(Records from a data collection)

template <int MC, int NS, int TV, bool XF16>
__global__ void __launch_bounds__(256) wgrad_k1_dma_kernel(const K1Params p) {
  constexpr int VB = 32, SUBS = TV / 32;
  constexpr int A_BYTES = MC * TV * VB, STAGE = (MC + NS) * TV * VB, RING = k1_ring(STAGE);
  constexpr int NI = (MC + NS) * SUBS;
  static_assert(NI % 4 == 0, "every wave issues the same number of DMA instructions per stage");
  constexpr int IPW = NI / 4;
  static_assert((RING - 2) * IPW < 64, "vmcnt range");
  __shared__ __attribute__((aligned(16))) unsigned char smem[RING * STAGE];
  typedef __attribute__((address_space(3))) void* lds_ptr_t;
  typedef __attribute__((address_space(3))) s16x4_t* lds_tr_ptr;
  const int tid = threadIdx.x, lane = tid & 63, wave = tid >> 6;
  const int i = lane & 15, g = lane >> 4;
  const int grp = blockIdx.x;
  const __amdgpu_buffer_rsrc_t rs_x = __builtin_amdgcn_make_buffer_rsrc(const_cast<void*>(p.x), 0, (int)0x80000000u, 0x00020000);
  const __amdgpu_buffer_rsrc_t rs_g = __builtin_amdgcn_make_buffer_rsrc(const_cast<void*>(p.dy), 0, (int)0x80000000u, 0x00020000);
  const uint32_t xvb = (uint32_t)p.x_ld * 2u, gvb = (uint32_t)p.dy_ld * 2u, xcb = (uint32_t)p.x_cs * 2u;
  const uint32_t lane_v = (uint32_t)(lane >> 1), lane_h = (uint32_t)(lane & 1) * 16u;
  const int64_t voxels = p.voxels;
  const int groups = p.groups, nblocks = p.nblocks;
// ... 412 lines not shown
    BPX_LAUNCH_CHECK(fn);
    return finish_wgrad(fn, ReduceJob{p.part, p.dw, groups, 1, p.Cin, p.Cout, p.si, p.sj, p.st, p.off, nullptr, nullptr, 0, nullptr}, s);
  }
  int rc;
  const int64_t vox = (int64_t)p.N * p.D * p.H * p.W;
  const bool sd_ok = dtype == BPX_BF16 && taps == 27 && p.dy_vs == 1 && c.tx == 16 && c.tz == 4 && g_use_tr != 0 &&
                     vox * std::max(p.x_ld, p.dy_ld) < (1ll << 31) && (((uintptr_t)p.in_norm) & 7) == 0 &&
                     !(p.in_norm != nullptr && p.act > BPX_ACT_SILU);
  if (sd_ok && g_wgrad_sd != 0) rc = launch_wgrad_sd(p, c, s);
  else if (dtype == BPX_BF16) rc = (taps == 27) ? launch_wgrad<uint16_t, 27>(p, c, g_use_tr != 0, s) : launch_wgrad<uint16_t, 1>(p, c, g_use_tr != 0, s);
  else rc = (taps == 27) ? launch_wgrad<float, 27>(p, c, false, s) : launch_wgrad<float, 1>(p, c, false, s);
  BPX_CHECK(rc == 0, "%s: no kernel for tile config", fn);
  BPX_LAUNCH_CHECK(fn);
  const float* dbpart = p.db ? p.part + (size_t)c.groups * taps * p.Cin * p.Cout : nullptr;
  return finish_wgrad(fn, ReduceJob{p.part, p.dw, c.groups, taps, p.Cin, p.Cout, p.si, p.sj, p.st, p.off, dbpart, p.db, 0, p.db ? p.db2 : nullptr}, s);
}

}

namespace bpxred {
int reduce_partials(const char* fn, const float* part, float* dw, int groups, int taps, int Cin, int Cout, int64_t si, int64_t sj, int64_t st,
                    const float* dbpart, float* db, int ndb, bool may_defer, hipStream_t s) {
  return reduce_partials2(fn, part, dw, groups, taps, Cin, Cout, si, sj, st, dbpart, db, nullptr, ndb, may_defer, s);
}
bool defer_active() { return t_defer.active; }
int reduce_rows(const char* fn, const float* rows, int groups, int64_t stride, int n, float* dst, hipStream_t s) {
  ReduceJob j{nullptr, nullptr, groups, 0, 0, n, 0, 0, 0, 0, rows, dst, n, nullptr, stride};
  return finish_wgrad(fn, j, s);
}
int reduce_partials2(const char* fn, const float* part, float* dw, int groups, int taps, int Cin, int Cout, int64_t si, int64_t sj, int64_t st,
                     const float* dbpart, float* db, float* db2, int ndb, bool may_defer, hipStream_t s) {
  const ReduceJob j{part, dw, groups, taps, Cin, Cout, si, sj, st, 0, db ? dbpart : nullptr, db, ndb, db ? db2 : nullptr};
  if (may_defer) return finish_wgrad(fn, j, s);
  wgrad_reduce_kernel<<<reduce_blocks(j), 1024, 0, s>>>(j);
  BPX_LAUNCH_CHECK(fn);
  return 0;
}
}

extern "C" int64_t bpx_conv3d_wgrad_workspace(int N, int D, int H, int W, int Cin, int Cout, int k) {
  int taps = k * k * k;
  WCfg c = pick_wcfg(N, D, H, W, Cin, Cout, taps, false);
  int64_t groups = c.groups;
  if (taps == 27) groups = std::max<int64_t>(groups, sdm_plan(N, D, H, W, Cin, Cout).groups);
  if (taps == 1) groups = std::max<int64_t>(groups, 256);
  return groups * ((int64_t)taps * Cin + 1) * Cout * 4;
}
extern "C" int64_t bpx_convT3d_k2s2_wgrad_workspace(int N, int D, int H, int W, int sz, int Cin, int Cout) {
  WCfg c = pick_wcfg(N, D, H, W, Cin, Cout, 1, false);
  CtCfg t = pick_ct(N, D, H, W, sz, Cin, Cout);
  return std::max(std::max((int64_t)c.groups * ((int64_t)Cin + 1) * Cout * 4, (int64_t)t.groups * ((int64_t)4 * sz * Cin + 1) * Cout * 4),
                  (int64_t)256 * ((int64_t)4 * sz * Cin + 1) * Cout * 4);
}

extern "C" int bpx_debug_set_wgrad_tr(int use_tr) {
  g_use_tr = use_tr & 1;
  g_wgrad_sd = (use_tr & 4) ? 1 : (use_tr & 2) ? 0 : -1;
  g_sd_mc = ((use_tr >> 3) & 7) == 4 ? 0 : ((use_tr >> 3) & 3) ? ((use_tr >> 3) & 3) : -1;
  g_ct_resident = ((use_tr >> 6) & 1) ? 0 : 1;
  if ((use_tr >> 7) & 1) { g_k1_wgs = 1024 * (use_tr >> 8) / 100; g_sd_fill = 100; }
  else g_sd_fill = (use_tr >> 8) ? (use_tr >> 8) : 100;
  return 0;
}

extern "C" int bpx_debug_set_tile_order(int bits) { g_sd_order = bits & 1; return 0; }

// ... 120 lines not shown
    p.dw = dw_d; p.si = (int64_t)dy.C * nsub; p.sj = nsub; p.st = 0; p.off = sub;
    p.db = db_d;
    if (run_wgrad(fn, dtype, p, 1, ws_d, ws_bytes, (hipStream_t)stream)) return 1;
  }
  return 0;
}

}

extern "C" int bpx_convT3d_k2s2_wgrad(int dtype, int N, int D, int H, int W, int sz, bpx_tensor x, bpx_tensor dy, float* dw_d, float* db_d,
                                      void* ws_d, int64_t ws_bytes, bpx_stream_t stream) {
  return ct_wgrad_impl("bpx_convT3d_k2s2_wgrad", dtype, N, D, H, W, sz, x, dy, dw_d, db_d, ws_d, ws_bytes, stream, nullptr);
}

→ **TASK REQUIREMENTS**
Copy the lines from the start of the data verbatim, stopping after the line containing "if (sd_ok &&".

→ **ANSWER BOX**
template <int MC, int NS, int TV, bool XF16>
__global__ void __launch_bounds__(256) wgrad_k1_dma_kernel(const K1Params p) {
  constexpr int VB = 32, SUBS = TV / 32;
  constexpr int A_BYTES = MC * TV * VB, STAGE = (MC + NS) * TV * VB, RING = k1_ring(STAGE);
  constexpr int NI = (MC + NS) * SUBS;
  static_assert(NI % 4 == 0, "every wave issues the same number of DMA instructions per stage");
  constexpr int IPW = NI / 4;
  static_assert((RING - 2) * IPW < 64, "vmcnt range");
  __shared__ __attribute__((aligned(16))) unsigned char smem[RING * STAGE];
  typedef __attribute__((address_space(3))) void* lds_ptr_t;
  typedef __attribute__((address_space(3))) s16x4_t* lds_tr_ptr;
  const int tid = threadIdx.x, lane = tid & 63, wave = tid >> 6;
  const int i = lane & 15, g = lane >> 4;
  const int grp = blockIdx.x;
  const __amdgpu_buffer_rsrc_t rs_x = __builtin_amdgcn_make_buffer_rsrc(const_cast<void*>(p.x), 0, (int)0x80000000u, 0x00020000);
  const __amdgpu_buffer_rsrc_t rs_g = __builtin_amdgcn_make_buffer_rsrc(const_cast<void*>(p.dy), 0, (int)0x80000000u, 0x00020000);
  const uint32_t xvb = (uint32_t)p.x_ld * 2u, gvb = (uint32_t)p.dy_ld * 2u, xcb = (uint32_t)p.x_cs * 2u;
  const uint32_t lane_v = (uint32_t)(lane >> 1), lane_h = (uint32_t)(lane & 1) * 16u;
  const int64_t voxels = p.voxels;
  const int groups = p.groups, nblocks = p.nblocks;
// ... 412 lines not shown
    BPX_LAUNCH_CHECK(fn);
    return finish_wgrad(fn, ReduceJob{p.part, p.dw, groups, 1, p.Cin, p.Cout, p.si, p.sj, p.st, p.off, nullptr, nullptr, 0, nullptr}, s);
  }
  int rc;
  const int64_t vox = (int64_t)p.N * p.D * p.H * p.W;
  const bool sd_ok = dtype == BPX_BF16 && taps == 27 && p.dy_vs == 1 && c.tx == 16 && c.tz == 4 && g_use_tr != 0 &&
                     vox * std::max(p.x_ld, p.dy_ld) < (1ll << 31) && (((uintptr_t)p.in_norm) & 7) == 0 &&
                     !(p.in_norm != nullptr && p.act > BPX_ACT_SILU);
  if (sd_ok && g_wgrad_sd != 0) rc = launch_wgrad_sd(p, c, s);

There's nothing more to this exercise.